Go through the data below and count every line that has the word "include". Return only the count.
:: THE DATA ::
# HazyResearch/flash-fft-conv

Measured on AMD Instinct MI355X. Metric: FFT-conv fwd+bwd seq/s, B=16 H=768 L=16384 fft=32768 bf16, higher is better.
Workload: dtype bf16; 1 GPU; FlashFFTConv(32768) B=16 H=768 L=16384 bf16, fwd+bwd incl. k->k_f and dk (BASELINE configs[1]); heads_per_rank=768, parallelism=head-shard x1 (no collective)

## Files before the change

flash-fft-conv_amd/csrc/ffc_body.h:

```cpp
#pragma once
#include <stdint.h>

#include "ffc_layout.h"
#include "ffc_plan.h"

#ifndef FFC_FN
#define FFC_FN inline __attribute__((always_inline))
#endif

namespace ffc {
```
:::
> _REPLY_
3